Apartments$StdResid <- round(rstandard(fit2),3)
hist(Apartments$StdResid,
col = "coral",
border = "brown",
xlab = "Standardised residuals",
ylab = "Frequency",
main = "Histogram of standardised residuals")
Removing those IDs reduced the influence of a handful of extreme
points, yielding residuals more consistent with model assumptions
(normality and constant variance). Parameter estimates and standard
errors should be less distorted.
shapiro.test(Apartments$StdResid)
##
## Shapiro-Wilk normality test
##
## data: Apartments$StdResid
## W = 0.94154, p-value = 0.001166
Even after dropping those IDs, residuals aren’t normal enough
for a clean Shapiro pass. I would have to do the procedure of finding
and eliminating the ouliers again.
fit2 <- lm(Price ~ Age + Distance,
data = Apartments)
summary(fit2)
##
## Call:
## lm(formula = Price ~ Age + Distance, data = Apartments)
##
## Residuals:
## Min 1Q Median 3Q Max
## -411.50 -203.69 -45.24 191.11 492.56
##
## Coefficients:
## Estimate Std. Error t value Pr(>|t|)
## (Intercept) 2502.467 75.024 33.356 < 2e-16 ***
## Age -8.674 3.221 -2.693 0.00869 **
## Distance -24.063 2.692 -8.939 1.57e-13 ***
## ---
## Signif. codes: 0 '***' 0.001 '**' 0.01 '*' 0.05 '.' 0.1 ' ' 1
##
## Residual standard error: 256.8 on 77 degrees of freedom
## Multiple R-squared: 0.5361, Adjusted R-squared: 0.524
## F-statistic: 44.49 on 2 and 77 DF, p-value: 1.437e-13
Each additional year is on average associated with 8,67 lower
apartment price - a weak negative linear association. The correlation is
significant. About 5.3% of the variation in price is explained by age
alone; the other ~94.7% is due to other factors.

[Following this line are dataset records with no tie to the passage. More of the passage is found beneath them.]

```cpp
static void scorer_release(SageScorer* s) {
    (void)hipSetDevice(s->db->device);
    for (hipStream_t st : {s->stream, s->up_stream, s->down_stream, s->side_stream, s->way_stream[0], s->way_stream[1], s->way_stream[2]})
        if (st) {
            (void)hipStreamSynchronize(st);
            (void)hipStreamDestroy(st);
        }
    delete s;
}

int sage_hip_scorer_create(SageDeviceDb* db, const SageScorerParams* p, SageScorer** out) {
    if (!db || !p || !out) return fail(SAGE_HIP_ERR_INVALID, "null argument");
    if (p->report_psms == 0) return fail(SAGE_HIP_ERR_INVALID, "report_psms must be >= 1");
    if (p->report_psms > 32767) return fail(SAGE_HIP_ERR_UNSUPPORTED, "report_psms > 32767");
    if (p->min_isotope_err > p->max_isotope_err) return fail(SAGE_HIP_ERR_INVALID, "min_isotope_err > max_isotope_err");
    if (p->min_precursor_charge > p->max_precursor_charge || p->min_precursor_charge == 0)
        return fail(SAGE_HIP_ERR_INVALID, "precursor charge range must be [lo >= 1, hi >= lo]");
    if (p->score_type != 0 && p->score_type != 1) return fail(SAGE_HIP_ERR_INVALID, "unknown score_type");
    HIP_TRY(hipSetDevice(db->device));
    SageScorer* s = new SageScorer();
    const int rc = scorer_init(s, db, p);
    if (rc != SAGE_HIP_OK) {
        s->db = db;
        scorer_release(s);
        return rc;
    }
    *out = s;
    return SAGE_HIP_OK;
// ... 1136 lines not shown
    int rc = enqueue_compute(s, b->view, o, false, MODE_EXACT, s->stream);
    if (rc != SAGE_HIP_OK) return rc;
    HIP_TRY(hipMemcpyAsync(o.h_counters, o.counters.p, 2 * CTR_COUNT * 4, hipMemcpyDeviceToHost, s->stream));
    HIP_TRY(hipStreamSynchronize(s->stream));
    rc = collect(s, o, nullptr);
    if (rc != SAGE_HIP_OK) return rc;
    const uint32_t n = b->n, kmax = s->dev.kmax;
    std::vector<uint64_t> c((size_t)n * kmax);
    std::vector<uint32_t> tot((size_t)n * 2), st(n);
    HIP_TRY(hipMemcpy(c.data(), s->ws.cand.p, c.size() * 8, hipMemcpyDeviceToHost));
    HIP_TRY(hipMemcpy(len, s->ws.cand_len.p, (size_t)n * 4, hipMemcpyDeviceToHost));
    HIP_TRY(hipMemcpy(tot.data(), s->ws.totals.p, tot.size() * 4, hipMemcpyDeviceToHost));
    HIP_TRY(hipMemcpy(st.data(), s->ws.status.p, (size_t)n * 4, hipMemcpyDeviceToHost));
    for (uint32_t i = 0; i < n; i++) {
        if (st[i] != ST_OK && st[i] != ST_OK_ORDERED) return fail(SAGE_HIP_ERR_UNSUPPORTED, "spectrum " + std::to_string(i) + ": status " + std::to_string(st[i]));
        for (uint32_t j = 0; j < len[i]; j++) packed[(size_t)i * cap + j] = c[(size_t)i * kmax + j];
        if (matched_peaks) matched_peaks[i] = tot[2 * i];
        if (scored_candidates) scored_candidates[i] = tot[2 * i + 1];
    }
    return SAGE_HIP_OK;
}

int sage_hip_debug_phase_cycles(SageScorer* s, unsigned long long* out32) {
    if (!s || !out32) return fail(SAGE_HIP_ERR_INVALID, "null argument");
    if (!s->dbg.p) return fail(SAGE_HIP_ERR_INVALID, "set SAGE_HIP_PHASE_CLOCKS=1 before creating the scorer");
    std::vector<unsigned long long> all(4096 * 32);
    HIP_TRY(hipMemcpy(all.data(), s->dbg.p, all.size() * 8, hipMemcpyDeviceToHost));
    for (int k = 0; k < 32; k++) out32[k] = 0;
    for (size_t b = 0; b < 4096; b++)
        for (int k = 0; k < 32; k++) out32[k] += all[b * 32 + k];
    return SAGE_HIP_OK;
}

int sage_hip_host_alloc(uint64_t bytes, void** out) {
    if (!out) return fail(SAGE_HIP_ERR_INVALID, "null argument");
    HIP_TRY(hipHostMalloc(out, bytes ? bytes : 1, hipHostMallocDefault));
    if (void* d = device_view(*out)) {
        std::lock_guard<std::mutex> lock(g_blocks_mu);
        g_blocks.push_back(HostBlock{(const unsigned char*)*out, (unsigned char*)d, (size_t)(bytes ? bytes : 1)});
    }
    return SAGE_HIP_OK;
}
void sage_hip_host_free(void* p) {
    if (!p) return;
    {
        std::lock_guard<std::mutex> lock(g_blocks_mu);
        for (size_t i = 0; i < g_blocks.size(); i++)
            if (g_blocks[i].host == (const unsigned char*)p) {
                g_blocks.erase(g_blocks.begin() + (long)i);
                break;
            }
    }
    (void)hipHostFree(p);
}

int sage_hip_scorer_set_timing_interval(SageScorer* s, uint32_t every) {
    if (!s) return fail(SAGE_HIP_ERR_INVALID, "null argument");
    std::lock_guard<std::mutex> lock(s->mu);
    s->timing_every = every;
    s->timing_calls = 0;
    return SAGE_HIP_OK;
}

int sage_hip_last_timing(const SageScorer* s, SageTiming* out) {
    if (!s || !out) return fail(SAGE_HIP_ERR_INVALID, "null argument");
    *out = s->timing;
// ... 25 lines not shown
```

### sage_amd/csrc/device_types.h

```cpp
#pragma once
#include <stdint.h>

#include <string>

#include "../../include/sage_hip.h"
#include "core.h"

namespace sagehip {

struct DevDbView {
    const float* pep_mono;
    uint32_t np;
    const uint32_t* pep_lut;
    uint32_t pep_lut_bins;
    float pep_lut_inv_w;
    const SageTheoretical* pm_frag;
    const uint64_t* pm_off;
    const float* ions;
    const uint64_t* ion_off;
    const uint32_t* pep_info;
    const SageTheoretical* tm_frag;
    const uint32_t* tm_lut;
    uint32_t tile_shift;
    uint32_t n_tiles;
    uint32_t lut_stride;
    float lut_scale;
    const SageTheoretical* tm2_frag;
    const sagecore::LutWord* tm2_l1;
    const uint32_t* tm2_pos;
    uint32_t lut2_words;
    uint32_t tile2_shift;
    uint32_t n_tiles2;
    uint32_t lut2_stride;
    float lut2_scale;
    uint64_t nf;
    uint8_t ion_kinds[8];
    uint32_t n_kinds;
};

#ifndef SAGE_TM_LUT_TRANSPOSED
#define SAGE_TM_LUT_TRANSPOSED 0
#endif
#ifndef SAGE_TM_LUT_QUAD
#define SAGE_TM_LUT_QUAD 0
#endif
constexpr int TM_LUT_LAYOUT = SAGE_TM_LUT_QUAD != 0 ? 2 : SAGE_TM_LUT_TRANSPOSED != 0 ? 1 : 0;
constexpr bool TM_LUT_TRANSPOSED = TM_LUT_LAYOUT == 1;
__host__ __device__ inline uint32_t tm_lut_rows(uint32_t n_tiles) { return TM_LUT_LAYOUT == 2 ? (n_tiles + 3u) & ~3u : n_tiles; }
__host__ __device__ inline size_t tm_lut_index(uint32_t t, uint32_t c, uint32_t n_tiles, uint32_t lut_stride) {
    return TM_LUT_LAYOUT == 2 ? (((size_t)(t >> 2) * lut_stride + c) << 2) + (t & 3u)
           : TM_LUT_LAYOUT == 1 ? (size_t)c * n_tiles + t : (size_t)t * lut_stride + c;
}

struct DevScorer {
    sagecore::Tol precursor_tol, fragment_tol;
    sagecore::PbmReach pbm_reach;
    uint32_t min_matched_peaks;
    int min_isotope_err, max_isotope_err;
    uint32_t min_precursor_charge, max_precursor_charge;
    uint32_t override_precursor_charge;
    int max_fragment_charge;
    uint32_t chimera;
    uint32_t report_psms;
    uint32_t wide_window;
    int score_type;
    uint32_t kmax;
    uint32_t big_path;
    uint32_t long_runs;
    uint32_t tol_mode;
    uint32_t list_cap;
    uint32_t wcap;
    uint32_t dbg_flags;
    uint32_t rescore_general;
    uint32_t xcd_chunk;
    uint32_t fast_log;
    uint32_t exact;
};

struct DevBatchView {
    uint32_t n;
    const uint32_t* n_dev;
    uint32_t spec_base;
    const uint64_t* peak_off;
    const float* masses;
    const float* intensities;
    const float* precursor_mz;
    const uint8_t* precursor_charge;
    const float* isolation_lo;
    const float* isolation_hi;
    const float* tic;
    const float* rt;
    const float* ims;
    const uint32_t* file_id;
    const uint32_t* order;
    uint32_t probe;
    uint32_t pcap;
    uint32_t fzcap;
    const uint4* sched;
    const uint8_t* iso_kind;
};

struct DevWork {
    uint64_t* cand;
    uint32_t* cand_len;
    uint32_t* totals;
// ... 138 lines not shown
```

### sage_amd/csrc/kernels.hip

```cpp
#include <hip/hip_runtime.h>

#include <type_traits>

#include "crlog.h"
#include "device_types.h"

using namespace sagecore;

namespace sagehip {

namespace {

constexpr uint32_t WAVE = 64;
constexpr uint32_t FAST_TIE_WORDS = PBM_WORDS + PLUT_BINS;
constexpr uint32_t CNT_ROW_HEADER = 4;
#ifndef SAGE_PROBE_PER_LANE
#define SAGE_PROBE_PER_LANE 2
#endif
constexpr uint32_t PROBE_BATCH_WORDS = SAGE_PROBE_PER_LANE * 64;
constexpr uint32_t PROBE_TCS_WORDS = PROBE_BATCH_WORDS <= 64 ? 64 : PROBE_BATCH_WORDS <= 128 ? 128 : PROBE_BATCH_WORDS <= 256 ? 256 : 512;
constexpr uint32_t PROBE_TABLE_WORDS = 4 * PROBE_BATCH_WORDS + PROBE_TCS_WORDS;

constexpr uint32_t DBG_BLOCKS = 4096;
enum { DBG_NARROW_LUT = 26, DBG_NARROW_CELLS = 27, DBG_RESCORE = 28, DBG_TILE_LUT = 29, DBG_TILE_CELLS = 30, DBG_TILE_CAND = 31 };
struct PhaseClock {
    unsigned long long* slot;
    long long t;
    __device__ __forceinline__ void bytes(int which, unsigned long long n) {
        if (slot) atomicAdd(&slot[which - row_base], n);
    }
    int row_base;
    __device__ __forceinline__ void start(unsigned long long* dbg, uint32_t blk, uint32_t kernel) {
        slot = dbg ? dbg + (size_t)(blk % DBG_BLOCKS) * 32 + kernel * 8 : nullptr;
        row_base = (int)kernel * 8;
        if (slot) t = clock64();
    }
    __device__ __forceinline__ void mark(int phase) {
        if (slot) {
            const long long n = clock64();
            if ((threadIdx.x & 63u) == 0) atomicAdd(&slot[phase], (unsigned long long)(n - t));
            t = n;
        }
    }
    __device__ __forceinline__ void rebase(uint32_t kernel) {
        if (slot) slot += (int)kernel * 8 - row_base;
        row_base = (int)kernel * 8;
    }
};

struct NoClock {
    static constexpr unsigned long long* slot = nullptr;
    __device__ __forceinline__ void bytes(int, unsigned long long) {}
    __device__ __forceinline__ void start(unsigned long long*, uint32_t, uint32_t) {}
    __device__ __forceinline__ void mark(int) {}
    __device__ __forceinline__ void rebase(uint32_t) {}
};

__device__ __forceinline__ uint32_t lane_id() { return threadIdx.x & 63u; }
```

sqrt(summary(fit2)$r.squared)
## [1] 0.732187
This is R, the multiple correlation between the observed
response and the model’s fitted values. My result 0.732 means the
model’s predictions correlate about 0.73 with actual prices. Squaring it
gives back R² ≈ 0.536, i.e., the model explains ~53.6% of the
variance.
fit3 <- lm(Price ~ Age + Distance + Parking + Balcony,
data = Apartments)
print(fit3)
##
## Call:
## lm(formula = Price ~ Age + Distance + Parking + Balcony, data = Apartments)
##
## Coefficients:
## (Intercept) Age Distance Parking Balcony
## 2393.316 -7.970 -21.961 128.700 6.032
Age (−7.97): each 1-unit increase in Age is associated with ~8
units lower Price, other variables fixed.. Distance (−21.96): each
1-unit increase in Distance lowers Price by ~22 units, other variables
fixed. Parking (+128.7): apartments with parking are about 129 units
more expensive than those without, other variables fixed. Balcony
(+6.03): a balcony adds ~6 units on average, other variables fixed.
anova(fit2, fit3)
## Analysis of Variance Table
##
## Model 1: Price ~ Age + Distance
## Model 2: Price ~ Age + Distance + Parking + Balcony
## Res.Df RSS Df Sum of Sq F Pr(>F)
## 1 77 5077362
## 2 75 4791128 2 286234 2.2403 0.1135
Since p = 0.12 > 0.05, I do not have evidence that adding
Parking and Balcony improves fit beyond Age and Distance.
summary(fit3)
##
## Call:
## lm(formula = Price ~ Age + Distance + Parking + Balcony, data = Apartments)
##
## Residuals:
## Min 1Q Median 3Q Max
## -390.93 -198.19 -53.64 186.73 518.34
##
## Coefficients:
## Estimate Std. Error t value Pr(>|t|)
## (Intercept) 2393.316 93.930 25.480 < 2e-16 ***
## Age -7.970 3.191 -2.498 0.0147 *
## Distance -21.961 2.830 -7.762 3.39e-11 ***
## Parking 128.700 60.801 2.117 0.0376 *
## Balcony 6.032 57.307 0.105 0.9165
## ---
## Signif. codes: 0 '***' 0.001 '**' 0.01 '*' 0.05 '.' 0.1 ' ' 1
##
## Residual standard error: 252.7 on 75 degrees of freedom
## Multiple R-squared: 0.5623, Adjusted R-squared: 0.5389
## F-statistic: 24.08 on 4 and 75 DF, p-value: 7.764e-13
Apartments with parking are estimated to cost about 129 units
more than those without parking, other variables fixed (statistically
significant at 5%). Having a balcony is associated with ~6 units higher
price, other variables fixed, but this effect is not statistically
important.
Fitted_ID2 <- fitted(fit3)[Apartments$ID == 2]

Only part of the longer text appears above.